+__global__ __launch_bounds__(256) void k_sgd_multi(SgdTable tb, OptJobs jb, int count, float lr, float momentum, float wd, float gscale,
+                                                   const float* skip) {
   if (skip != nullptr && *skip != 0.f) return;
-  const SgdEntry e = tb.e[blockIdx.y];
+  const int t = opt_job_tensor(jb, count, blockIdx.x);
+  const SgdEntry e = tb.e[t];
   float* __restrict__ p = e.p;
   const float* __restrict__ g = e.g;
   float* __restrict__ m = e.m;
   const size_t n = e.n;
-  const size_t stride = (size_t)gridDim.x * 256;
-  const size_t start = (size_t)blockIdx.x * 256 + threadIdx.x;
-  const bool vec = (((uintptr_t)p | (uintptr_t)g | (uintptr_t)m) & 15) == 0;
-  size_t done = 0;
+  const size_t chunk = blockIdx.x - jb.first[t];
   if (m == nullptr) {
-    for (size_t i = start; i < n; i += stride) p[i] -= lr * (gscale * g[i] + wd * p[i]);
+    const size_t lo = chunk * OPT_CHUNK, hi = lo + OPT_CHUNK < n ? lo + OPT_CHUNK : n;
+    for (size_t b = lo; b < hi; b += 256 * OPT_U) {
+      float pv[OPT_U], gv[OPT_U];
+#pragma unroll
+      for (int u = 0; u < OPT_U; ++u) {
+        const size_t i = b + u * 256 + threadIdx.x;
+        if (i < hi) { pv[u] = p[i]; gv[u] = g[i]; }
+      }
+#pragma unroll
+      for (int u = 0; u < OPT_U; ++u) {
+        const size_t i = b + u * 256 + threadIdx.x;
+        if (i < hi) p[i] = pv[u] - lr * (gscale * gv[u] + wd * pv[u]);
+      }
+    }
     return;
   }
+  auto step1 = [&](float& pv, const float& gv, float& mv) {
+    mv = momentum * mv + (gscale * gv + wd * pv);
+    pv -= lr * mv;
+  };
+  const bool vec = (((uintptr_t)p | (uintptr_t)g | (uintptr_t)m) & 15) == 0;
   if (vec) {
     const size_t n4 = n >> 2;
-    float4* p4 = reinterpret_cast<float4*>(p);
-    const float4* g4 = reinterpret_cast<const float4*>(g);
-    float4* m4 = reinterpret_cast<float4*>(m);
-    for (size_t i = start; i < n4; i += stride) {
-      float4 pv = p4[i];
-      const float4 gv = g4[i];
-      float4 mv = m4[i];
-      mv.x = momentum * mv.x + (gscale * gv.x + wd * pv.x);
-      mv.y = momentum * mv.y + (gscale * gv.y + wd * pv.y);
-      mv.z = momentum * mv.z + (gscale * gv.z + wd * pv.z);
-      mv.w = momentum * mv.w + (gscale * gv.w + wd * pv.w);
-      pv.x -= lr * mv.x; pv.y -= lr * mv.y; pv.z -= lr * mv.z; pv.w -= lr * mv.w;
-      p4[i] = pv;
-      m4[i] = mv;
+    const size_t lo = chunk * (OPT_CHUNK / 4), hi = lo + OPT_CHUNK / 4 < n4 ? lo + OPT_CHUNK / 4 : n4;
+    sgd_chunk(reinterpret_cast<float4*>(p), reinterpret_cast<const float4*>(g), reinterpret_cast<float4*>(m), lo, hi,
+              [&](float4& pv, const float4& gv, float4& mv) {
+                step1(pv.x, gv.x, mv.x); step1(pv.y, gv.y, mv.y); step1(pv.z, gv.z, mv.z); step1(pv.w, gv.w, mv.w);
+              });
+    if (chunk == 0 && (n4 << 2) + threadIdx.x < n) {
+      const size_t i = (n4 << 2) + threadIdx.x;
+      const float b = momentum * m[i] + (gscale * g[i] + wd * p[i]);
+      m[i] = b;
+      p[i] -= lr * b;
     }
-    done = n4 << 2;
+    return;
   }
-  for (size_t i = done + start; i < n; i += stride) {
-    const float b = momentum * m[i] + (gscale * g[i] + wd * p[i]);
-    m[i] = b;
-    p[i] -= lr * b;
-  }
+  const size_t lo = chunk * OPT_CHUNK, hi = lo + OPT_CHUNK < n ? lo + OPT_CHUNK : n;
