namespace {
__global__ __launch_bounds__(256) void splitk_reduce_kernel(const float* __restrict__ part, int S, int M, int N, const uint16_t* __restrict__ res,
                                                            int64_t ldr, uint16_t* __restrict__ out, int64_t ldc) {
    const int nv = N >> 3;
    const int64_t total = (int64_t)M * nv, plane = (int64_t)M * N;
    for (int64_t i = blockIdx.x * 256ll + threadIdx.x; i < total; i += (int64_t)gridDim.x * 256) {
        const int m = (int)(i / nv), c = (int)(i % nv) * 8;
        float v[8];
        const float* p = part + (int64_t)m * N + c;
        const f32x4 a0 = *(const f32x4*)p, a1 = *(const f32x4*)(p + 4);
        v[0] = a0.x; v[1] = a0.y; v[2] = a0.z; v[3] = a0.w; v[4] = a1.x; v[5] = a1.y; v[6] = a1.z; v[7] = a1.w;
        for (int s = 1; s < S; ++s) {
            const f32x4 b0 = *(const f32x4*)(p + s * plane), b1 = *(const f32x4*)(p + s * plane + 4);
            v[0] += b0.x; v[1] += b0.y; v[2] += b0.z; v[3] += b0.w; v[4] += b1.x; v[5] += b1.y; v[6] += b1.z; v[7] += b1.w;
        }
        if (res) {
            float r[8];
            unpack8(*(const u32x4*)(res + (int64_t)m * ldr + c), r);
#pragma unroll
            for (int e = 0; e < 8; ++e) v[e] += r[e];
        }
        *(u32x4*)(out + (int64_t)m * ldc + c) = pack8(v);
    }
}

MM_DEV void splitk_sum8(const float* __restrict__ p, int S, int64_t plane, float (&v)[8]) {
    const f32x4 a0 = *(const f32x4*)p, a1 = *(const f32x4*)(p + 4);
    v[0] = a0.x; v[1] = a0.y; v[2] = a0.z; v[3] = a0.w; v[4] = a1.x; v[5] = a1.y; v[6] = a1.z; v[7] = a1.w;
    int s = 1;
    for (; s + 3 < S; s += 4) {
        f32x4 b0[4], b1[4];
#pragma unroll
        for (int j = 0; j < 4; ++j) { b0[j] = *(const f32x4*)(p + (s + j) * plane); b1[j] = *(const f32x4*)(p + (s + j) * plane + 4); }
#pragma unroll
        for (int j = 0; j < 4; ++j) {
            v[0] += b0[j].x; v[1] += b0[j].y; v[2] += b0[j].z; v[3] += b0[j].w; v[4] += b1[j].x; v[5] += b1[j].y; v[6] += b1[j].z; v[7] += b1[j].w;
        }
    }
    for (; s < S; ++s) {
        const f32x4 b0 = *(const f32x4*)(p + s * plane), b1 = *(const f32x4*)(p + s * plane + 4);
        v[0] += b0.x; v[1] += b0.y; v[2] += b0.z; v[3] += b0.w; v[4] += b1.x; v[5] += b1.y; v[6] += b1.z; v[7] += b1.w;
    }
}
template <int VPT>
// ... 277 lines not shown
        return rc != MM355_OK ? rc : mm355_rope_kv_append(qkv, ld_qkv, M, Hq, Hkv, d, cos_t, sin_t, positions, k_cache, v_cache, ld_kv, batch_stride_kv, stream);
    }
    int slices = 0;
    const int rc = splitk_partials(X, ldx, Wqkv, ldw, M, N, K, S, workspace, workspace_floats, (hipStream_t)stream, slices);
    if (rc != MM355_OK) return rc;
    return mm_splitk_reduce_rope_append(workspace, slices, M, Hq, Hkv, d, qkv, ld_qkv, cos_t, sin_t, positions, k_cache, v_cache, ld_kv,
                                        batch_stride_kv, (hipStream_t)stream);
}

extern "C" int mm355_gemm_num_variants(void) { return 14; }

extern "C" int mm355_gemm_bf16(const mm355_bf16* A, int64_t lda, const mm355_bf16* B, int64_t ldb, void* C, int64_t ldc,
                               int64_t M, int64_t N, int64_t K, const mm355_bf16* bias, const mm355_bf16* residual,
                               int64_t ldr, int64_t res_row_mod, uint32_t flags, int variant, void* stream) {
    (void)hipGetLastError();
    if (!A || !B || !C || M <= 0 || N <= 0 || K <= 0) return MM355_EINVAL;
    if ((K & 7) || (lda & 7) || (ldb & 7) || !mm_aligned16(A) || !mm_aligned16(B) || !mm_aligned16(C)) return MM355_EINVAL;
    if (M > 0x7fffffff || N > 0x7fffffff || K > 0x7fffffff) return MM355_EINVAL;
    if ((flags & MM355_GEMM_BIAS) && (!bias || !mm_aligned16(bias))) return MM355_EINVAL;
    if ((flags & MM355_GEMM_RESIDUAL) && (!residual || !mm_aligned16(residual))) return MM355_EINVAL;
    if ((flags & MM355_GEMM_GELU_ERF) && (flags & MM355_GEMM_GELU_TANH)) return MM355_EINVAL;
    GemmArgs a = {};
    a.A = A; a.B = B; a.C = C; a.bias = bias; a.res = residual;
    a.lda = lda; a.ldb = ldb; a.ldc = ldc; a.ldr = ldr; a.res_mod = res_row_mod;
    a.M = (int)M; a.N = (int)N; a.K = (int)K; a.flags = flags; a.ntm = a.ntn = 0;
    hipStream_t s = (hipStream_t)stream;
    const bool dma_ok = (K % 64) == 0;
    if (variant == 0) {
        const int64_t t256 = ((M + 255) / 256) * ((N + 255) / 256);
        const int64_t t128 = ((M + 127) / 128) * ((N + 127) / 128);
        if (dma_ok) {
            variant = (t256 >= 200) ? 11 : 2;
            if (variant == 2 && t128 < 224 && M > 64 && t128 * 2 >= 64) variant = 9;
        } else variant = 1;
    }
    if (!dma_ok && variant != 1) return MM355_EUNSUPPORTED;
    switch (variant) {
        case 1: return launch_gemm<128, 128, 2, 2, false>(a, s);
        case 2: return launch_gemm<128, 128, 2, 2, true>(a, s);
        case 7: return launch_gemm<256, 256, 2, 4, true, 1>(a, s);
        case 9: return launch_gemm<64, 128, 1, 4, true>(a, s);
        case 11: return launch_gemm_pp(a, s);
#ifdef MM355_ABLATIONS
        case 91: return launch_gemm_pp_t<1>(a, s);
        case 92: return launch_gemm_pp_t<2>(a, s);
        case 93: return launch_gemm_pp_t<3>(a, s);
#endif
        default: return MM355_EUNSUPPORTED;
    }
}

namespace {
int pair_problem(GemmArgs& a, const mm355_bf16* A, int64_t lda, const mm355_bf16* B, int64_t ldb, void* C, int64_t ldc,
                 int64_t M, int64_t N, int64_t K, uint32_t flags) {
    if (!A || !B || !C || M <= 0 || N <= 0 || K <= 0) return MM355_EINVAL;
    if ((K & 7) || (lda & 7) || (ldb & 7) || !mm_aligned16(A) || !mm_aligned16(B) || !mm_aligned16(C)) return MM355_EINVAL;
    if (M > 0x7fffffff || N > 0x7fffffff || K > 0x7fffffff) return MM355_EINVAL;
    if (flags & ~(MM355_GEMM_ACCUMULATE | MM355_GEMM_OUT_F32)) return MM355_EINVAL;
    a.A = A; a.B = B; a.C = C; a.bias = nullptr; a.res = nullptr;
    a.lda = lda; a.ldb = ldb; a.ldc = ldc; a.ldr = 0; a.res_mod = 0;
    a.M = (int)M; a.N = (int)N; a.K = (int)K; a.flags = flags; a.ntm = a.ntn = 0;
    return pp_eligible(a) ? MM355_OK : MM355_EUNSUPPORTED;
}
}

extern "C" int mm355_gemm_pair_bf16(const mm355_bf16* A0, int64_t lda0, const mm355_bf16* B0, int64_t ldb0, void* C0, int64_t ldc0,
                                    int64_t M0, int64_t N0, int64_t K0, uint32_t flags0,
                                    const mm355_bf16* A1, int64_t lda1, const mm355_bf16* B1, int64_t ldb1, void* C1, int64_t ldc1,
                                    int64_t M1, int64_t N1, int64_t K1, uint32_t flags1, void* stream) {
    (void)hipGetLastError();
    GemmArgs a0, a1;
    int rc = pair_problem(a0, A0, lda0, B0, ldb0, C0, ldc0, M0, N0, K0, flags0);
    if (rc != MM355_OK) return rc;
    rc = pair_problem(a1, A1, lda1, B1, ldb1, C1, ldc1, M1, N1, K1, flags1);
    if (rc != MM355_OK) return rc;
    return launch_gemm_pp_pair(a0, a1, (hipStream_t)stream);
}

extern "C" int mm355_transpose_bf16(const mm355_bf16* in, int64_t ld_in, int64_t rows, int64_t cols, mm355_bf16* out,
                                    int64_t ld_out, void* stream) {
    (void)hipGetLastError();
    if (!in || !out || rows <= 0 || cols <= 0 || (ld_in & 7) || !mm_aligned16(in) || !mm_aligned16(out)) return MM355_EINVAL;
    if (ld_out < rows || rows > 0x7fffffff || cols > 0x7fffffff) return MM355_EINVAL;
    dim3 grid((unsigned)((cols + 63) / 64), (unsigned)((rows + 63) / 64));
    hipLaunchKernelGGL(transpose_kernel, grid, dim3(256), 0, (hipStream_t)stream, in, ld_in, (int)rows, (int)cols, out, ld_out);
    return mm_launch_status();
}

extern "C" int mm355_gemm_swiglu_bf16(const mm355_bf16* X, int64_t ldx, const mm355_bf16* Wgu, int64_t ldw, mm355_bf16* gu, int64_t ld_gu,
                                      mm355_bf16* act, int64_t ld_act, int64_t M, int64_t I, int64_t K, void* stream) {
    (void)hipGetLastError();
    if (!X || !Wgu || !gu || !act || M <= 0 || I <= 0 || K <= 0) return MM355_EINVAL;
    if ((ldx & 7) || (ldw & 7) || (ld_gu & 7) || (ld_act & 7) || !mm_aligned16(X) || !mm_aligned16(Wgu) || !mm_aligned16(gu) || !mm_aligned16(act))
        return MM355_EINVAL;
    if (M > 0x7fffffff || I > 0x3fffffff || K > 0x7fffffff) return MM355_EINVAL;
    if ((I & 127) || K < 128 || (K & 127) || (2 * I * ldw + K) * 2 >= 0x7fffffffLL || (256 * ldx + K) * 2 >= 0x7fffffffLL) return MM355_EUNSUPPORTED;
    GemmArgs a = {};
    a.A = X; a.B = Wgu; a.C = gu; a.bias = nullptr; a.res = act;
    a.lda = ldx; a.ldb = ldw; a.ldc = ld_gu; a.ldr = ld_act; a.res_mod = I;
    a.M = (int)M; a.N = (int)(2 * I); a.K = (int)K; a.flags = 0; a.ntm = a.ntn = 0;
    static std::atomic<uint64_t> lds_ok{0};
    if (mm_ensure_dynamic_lds((const void*)gemm_pp_swiglu_kernel, PP_LDS, lds_ok) != MM355_OK) return MM355_ELAUNCH;
    const int64_t total = pp_prepare(a);
    if (total <= 0 || total > 0x7fffffff) return MM355_EINVAL;
    hipLaunchKernelGGL(gemm_pp_swiglu_kernel, dim3((unsigned)total), dim3(512), PP_LDS, (hipStream_t)stream, a);
    return mm_launch_status();
}

extern "C" int mm355_gemm_rope_bf16(const mm355_bf16* X, int64_t ldx, const mm355_bf16* Wqkv, int64_t ldw, mm355_bf16* qkv, int64_t ld_qkv,
                                    const mm355_bf16* cos_t, const mm355_bf16* sin_t, const int32_t* pos_offset,
                                    int64_t M, int64_t N, int64_t K, int64_t L, int64_t n_rot, void* stream) {
    (void)hipGetLastError();
    if (!X || !Wqkv || !qkv || !cos_t || !sin_t || M <= 0 || N <= 0 || K <= 0 || L <= 0 || n_rot < 0 || n_rot > N) return MM355_EINVAL;
    if ((ldx & 7) || (ldw & 7) || (ld_qkv & 7) || !mm_aligned16(X) || !mm_aligned16(Wqkv) || !mm_aligned16(qkv) || !mm_aligned16(cos_t) || !mm_aligned16(sin_t))
        return MM355_EINVAL;
    if (M > 0x7fffffff || N > 0x7fffffff || K > 0x7fffffff || L > 0x7fffffff) return MM355_EINVAL;
    if ((N & 255) || (n_rot & 127) || K < 128 || (K & 127) || (256 * ldx + K) * 2 >= 0x7fffffffLL || (256 * ldw + K) * 2 >= 0x7fffffffLL) return MM355_EUNSUPPORTED;
    GemmArgs a = {};
    a.A = X; a.B = Wqkv; a.C = qkv; a.bias = (const uint16_t*)pos_offset; a.res = nullptr;
    a.lda = ldx; a.ldb = ldw; a.ldc = ld_qkv; a.ldr = 0; a.res_mod = n_rot;
    a.M = (int)M; a.N = (int)N; a.K = (int)K; a.flags = 0; a.ntm = a.ntn = 0;
    a.aux0 = (uint16_t*)cos_t; a.aux1 = (uint16_t*)sin_t; a.ld_aux = L;
    static std::atomic<uint64_t> lds_ok{0};
    if (mm_ensure_dynamic_lds((const void*)gemm_pp_rope_kernel, PP_LDS, lds_ok) != MM355_OK) return MM355_ELAUNCH;
    const int64_t total = pp_prepare(a);
    if (total <= 0 || total > 0x7fffffff) return MM355_EINVAL;
    hipLaunchKernelGGL(gemm_pp_rope_kernel, dim3((unsigned)total), dim3(512), PP_LDS, (hipStream_t)stream, a);
    return mm_launch_status();
}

—————

• **Brief**: Copy out every line of the data that includes "hipLaunchKernelGGL".

• **Answer to this exercise**:
    hipLaunchKernelGGL(transpose_kernel, grid, dim3(256), 0, (hipStream_t)stream, in, ld_in, (int)rows, (int)cols, out, ld_out);
    hipLaunchKernelGGL(gemm_pp_swiglu_kernel, dim3((unsigned)total), dim3(512), PP_LDS, (hipStream_t)stream, a);
    hipLaunchKernelGGL(gemm_pp_rope_kernel, dim3((unsigned)total), dim3(512), PP_LDS, (hipStream_t)stream, a);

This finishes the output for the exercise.